A patologia, inclusive, exagera os fenômenos estáveis, que são aqueles conservados pela doença, que contém solidez psicológica superior à instabilidade das estruturas abolidas, como a intencionalidade voluntária ou as condutas intersubjetivas, sempre atrapalhadas pelo sono, sonhos e sugestões hipnóticas. Ainda, as funções acentuadas pela patologia são as mais involuntárias, desta forma, a passividade do doente se expressa de tal forma que ele não consegue mais articular uma frase como resposta a uma pergunta, mas somente repetir as últimas palavras do interlocutor, toda sua iniciativa é substituída por um automatismo de repetição. “Digamos, então, resumindo, que a doença suprime as funções complexas, instáveis e voluntárias, exaltando as funções simples, estáveis e automáticas”[3].

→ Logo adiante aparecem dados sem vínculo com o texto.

struct Probe {
    uint32_t s0, s1, g0;
};
__device__ __forceinline__ Probe probe_regime(uint32_t P, uint32_t e0, uint32_t acc) {
    const uint32_t y0 = P > e0 + 2u ? P - e0 - 2u : 0u;
    uint32_t s = 0, g = acc;
    while (y0 > s + 64u * g) {
        s += 64u * g;
        g++;
    }
    Probe R;
    R.s0 = s;
    R.s1 = s + 64u * g;
    R.g0 = g;
    return R;
}
__device__ __forceinline__ bool probed(uint32_t d, bool far, const Probe &R, uint32_t acc) {
    const uint32_t y = d - 2u;
    const bool hi = far && y > R.s1;
    const uint32_t base = far ? (hi ? R.s1 : R.s0) : 0u;
    const uint32_t g = far ? (hi ? R.g0 + 1u : R.g0) : acc;
    return d <= 2u || (y - base) % g == 0u;
}

template <bool EXT = false>
__device__ __forceinline__ uint32_t extend_match(const Blk &B, uint32_t m, uint32_t cm, uint32_t L,
// ... 9 lines not shown
                const uint4 x = gload16(B.in + (m + kk)), y = gload16(hist<EXT>(B, cm + kk));
                xb[0] = x.x; xb[1] = x.y; xb[2] = x.z; xb[3] = x.w;
                yb[0] = y.x; yb[1] = y.y; yb[2] = y.z; yb[3] = y.w;
            } else {
#pragma unroll
                for (uint32_t t = 0; t < 16u; t++) {
                    if (m + kk + t < B.un) {
                        xb[t >> 2] |= (uint32_t)B.in[m + kk + t] << (8 * (t & 3));
                        yb[t >> 2] |= (uint32_t)*hist<EXT>(B, cm + kk + t) << (8 * (t & 3));
                    }
                }
            }
#pragma unroll
            for (int t = 3; t >= 0; t--) {
                const uint32_t e = xb[t] ^ yb[t];
                if (e) { d = 1; at = 4u * (uint32_t)t + (__builtin_ctz(e) >> 3); }
            }
        }
        const uint64_t bad = wave_ballot(d != 0 || kk >= lm);
        if (bad) {
            const int fl = __builtin_ctzll(bad);
            const uint32_t k2 = L + 16u * (uint32_t)fl;
            L = k2 >= lm ? lm : k2 + lane_val(at, fl);
            break;
        }
        L += 1024u;
    }
    return L > lm ? lm : L;
}

struct WalkOut {
    uint64_t members;
    uint32_t m_back, m_len, an;
    uint2 iv;
    uint32_t q0, Lf;
    uint2 e2v;
    uint32_t e2h;
    uint32_t pmv, pe;
};

#pragma clang diagnostic push
#pragma clang diagnostic ignored "-Winline-asm"
__device__ __forceinline__ void hop_chain(uint64_t Hm, uint32_t nxt, uint32_t &rel, uint64_t &M, uint32_t &j,
                                          uint32_t &pe, uint32_t &pmv) {
    uint64_t t;
    asm volatile(
        "1:\n\t"
        "s_lshr_b64 %[t], %[hm], %[rel]\n\t"
        "s_cmp_eq_u64 %[t], 0\n\t"
        "s_cbranch_scc1 2f\n\t"
        "s_ff1_i32_b64 %[j], %[t]\n\t"
        "s_add_u32 %[j], %[j], %[rel]\n\t"
        "s_bitset1_b64 %[m], %[j]\n\t"
        "s_mov_b32 m0, %[j]\n\t"
        "v_writelane_b32 %[pmv], %[pe], m0\n\t"
        "v_readlane_b32 %[rel], %[nxt], %[j]\n\t"
        "s_mov_b32 %[pe], %[rel]\n\t"
        "s_cmp_lt_u32 %[rel], 64\n\t"
        "s_cbranch_scc1 1b\n\t"
        "s_branch 3f\n"
        "2:\n\t"
        "s_mov_b32 %[rel], 64\n"
        "3:"
        : [rel] "+s"(rel), [m] "+s"(M), [j] "+s"(j), [t] "=&s"(t), [pe] "+s"(pe), [pmv] "+v"(pmv)
        : [hm] "s"(Hm), [nxt] "v"(nxt)
        : "scc", "m0");
}
#pragma clang diagnostic pop

template <bool ACC, bool EXT = false>
__device__ __forceinline__ void walk_chain(const EncLds &S, const Blk &B, int k, int lane, Walk &W,
                                           WalkOut &O) {
    const uint32_t P = 64u * (uint32_t)k;
    O.members = 0;
    O.m_back = O.m_len = O.an = 0;
    O.iv = S.info[lane];
    O.q0 = W.q;
    O.pe = W.anchor - P;
    O.Lf = O.iv.x & 0x7Fu;
    if (W.q >= P + 64u) return;
    const uint2 iv = O.iv;
    const uint64_t Hm = wave_ballot(O.Lf != 0u);
    const uint32_t Lh = iv.x & 0xFFu;
    uint32_t rel = W.q - P;
    uint64_t M = 0;
    if constexpr (!ACC) {
        const uint32_t nxt = (uint32_t)lane + (iv.x & 0x7Fu) + ((iv.x & 0x80u) << 1);
        uint32_t j = 0;
        hop_chain(Hm, nxt, rel, M, j, O.pe, O.pmv);
        while (__builtin_expect(rel >= 256u, 0)) {
            const uint32_t me = P + j;
            const uint32_t cm = me - (lane_val(iv.y, (int)j) & 0xFFFFu);
            const uint32_t Le = extend_match<EXT>(B, me, cm, rel - 256u - j, lane);
            if ((uint32_t)lane == j) O.Lf = Le;
            rel = j + Le;
            O.pe = rel;
            if (rel >= 64u) break;
            hop_chain(Hm, nxt, rel, M, j, O.pe, O.pmv);
        }
        O.members = M;
        W.q = P + rel;
        return;
    }
    const Probe R = probe_regime(P, W.anchor, B.stride);
    uint32_t e = W.anchor;
    bool far = true;
    for (;;) {
        const uint32_t x = P + (uint32_t)lane;
        const uint64_t pm = wave_ballot(x >= e && probed(x - e, far, R, B.stride));
        const uint64_t w = (Hm & pm) >> rel;
        if (w == 0) {
            rel = 64u;
            break;
        }
        const uint32_t j = rel + (uint32_t)__builtin_ctzll(w);
        const uint32_t h = lane_val(Lh, (int)j);
        M |= 1ull << j;
        if (h & 0x80u) {
            const uint32_t me = P + j;
            const uint32_t cm = me - (lane_val(iv.y, (int)j) & 0xFFFFu);
            const uint32_t Le = extend_match<EXT>(B, me, cm, h & 0x7Fu, lane);
            if ((uint32_t)lane == j) O.Lf = Le;
            rel = j + Le;
        } else {
            rel = j + h;
        }
        e = P + rel;
        far = false;
        if (rel >= 64u) break;
    }
    O.members = M;
    W.q = P + rel;
}

template <bool ACC>
__device__ __forceinline__ void walk_finish(const Blk &B, int k, int lane, Walk &W, WalkOut &O) {
    const uint32_t P = 64u * (uint32_t)k;
    const uint32_t anchor0 = W.anchor;
    const bool mem = lane_in(O.members);
    const uint32_t p = P + (uint32_t)lane;
    uint32_t pm, lastend;
    if constexpr (!ACC) {
        pm = P + O.pmv;
        lastend = P + O.pe;
    } else {
        const uint32_t end = mem ? p + O.Lf : 0u;
        const uint32_t imax = wave_incl_max(end);
        pm = umax(wave_shr1(imax, 0u), anchor0);
        lastend = umax(anchor0, lane_val(imax, 63));
    }
    uint32_t bk = umin((O.iv.x >> 8) & 7u, p - pm);
    if (ACC) {
        const uint32_t c = p - (O.iv.y & 0xFFFFu);
        const uint32_t room = umin(p - pm, c);
        if (mem && bk == 4u && room > 4u) {
            const uint32_t lim = umin(room - 4u, 16u);
            uint32_t more = 0;
            for (uint32_t t = 1; t <= lim; t++) {
                if (B.in[p - 4u - t] != B.in[c - 4u - t]) break;
                more = t;
            }
            bk += more;
        }
    }
    O.m_back = bk;
    O.m_len = O.Lf + bk;
    O.an = pm;
    W.anchor = lastend;
}

__device__ __forceinline__ void walk_publish(EncLds &S, const Blk &B, int k, int lane,
                                             const WalkOut &O, uint32_t &qn) {
    const uint32_t p = 64u * (uint32_t)k + (uint32_t)lane;
    const uint2 iv = O.iv;
    const bool mem = lane_in(O.members);
    if (mem) S.q[(qn + lane_rank(O.members)) & (kQ - 1u)] =
        make_uint2(((p - O.m_back) - O.an) | ((O.m_len - kMinMatch) << 16), iv.y & 0xFFFFu);
    qn += (uint32_t)__popcll(O.members);
    if (lane == 0) S.qn[0] = qn;
}

struct Emit {
    uint32_t o;
    uint32_t ein;
    uint32_t qc;
    int last;
    bool overflow;
    bool part;
    int pend;
    bool nv;
    uint32_t o0, tot;
    uint64_t bigm;
    uint32_t r, lit, mlm4, off, ba;
};

__device__ __forceinline__ void stage_put(EncLds &S, int lane, bool w, uint32_t at, uint32_t b) {
    S.stage[w ? at : kStageAlloc - 64u + (uint32_t)lane] = (uint8_t)b;
}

Desta forma, e utilizando a psicologia de Jackson e Freud como referência para crítica, quando entendemos que a doença tem sua negatividade e positividade, quando ela apaga algumas funções para dar mais atenção a outras, quando suprime o complexo para dar lugar ao simples, quando anula o variável para possibilitar o reinado do estável, precisamos também observar a trajetória em que essas supressões e conservações mantém sua dinâmica. O caminho observado tem como guia a própria natureza (mas inversa), na medida em que a evolução da personalidade se dá através de uma linha progressiva de supressão de condutas arcaicas e obtenção de condutas maduras, pois a doença traça esse caminho ao contrário.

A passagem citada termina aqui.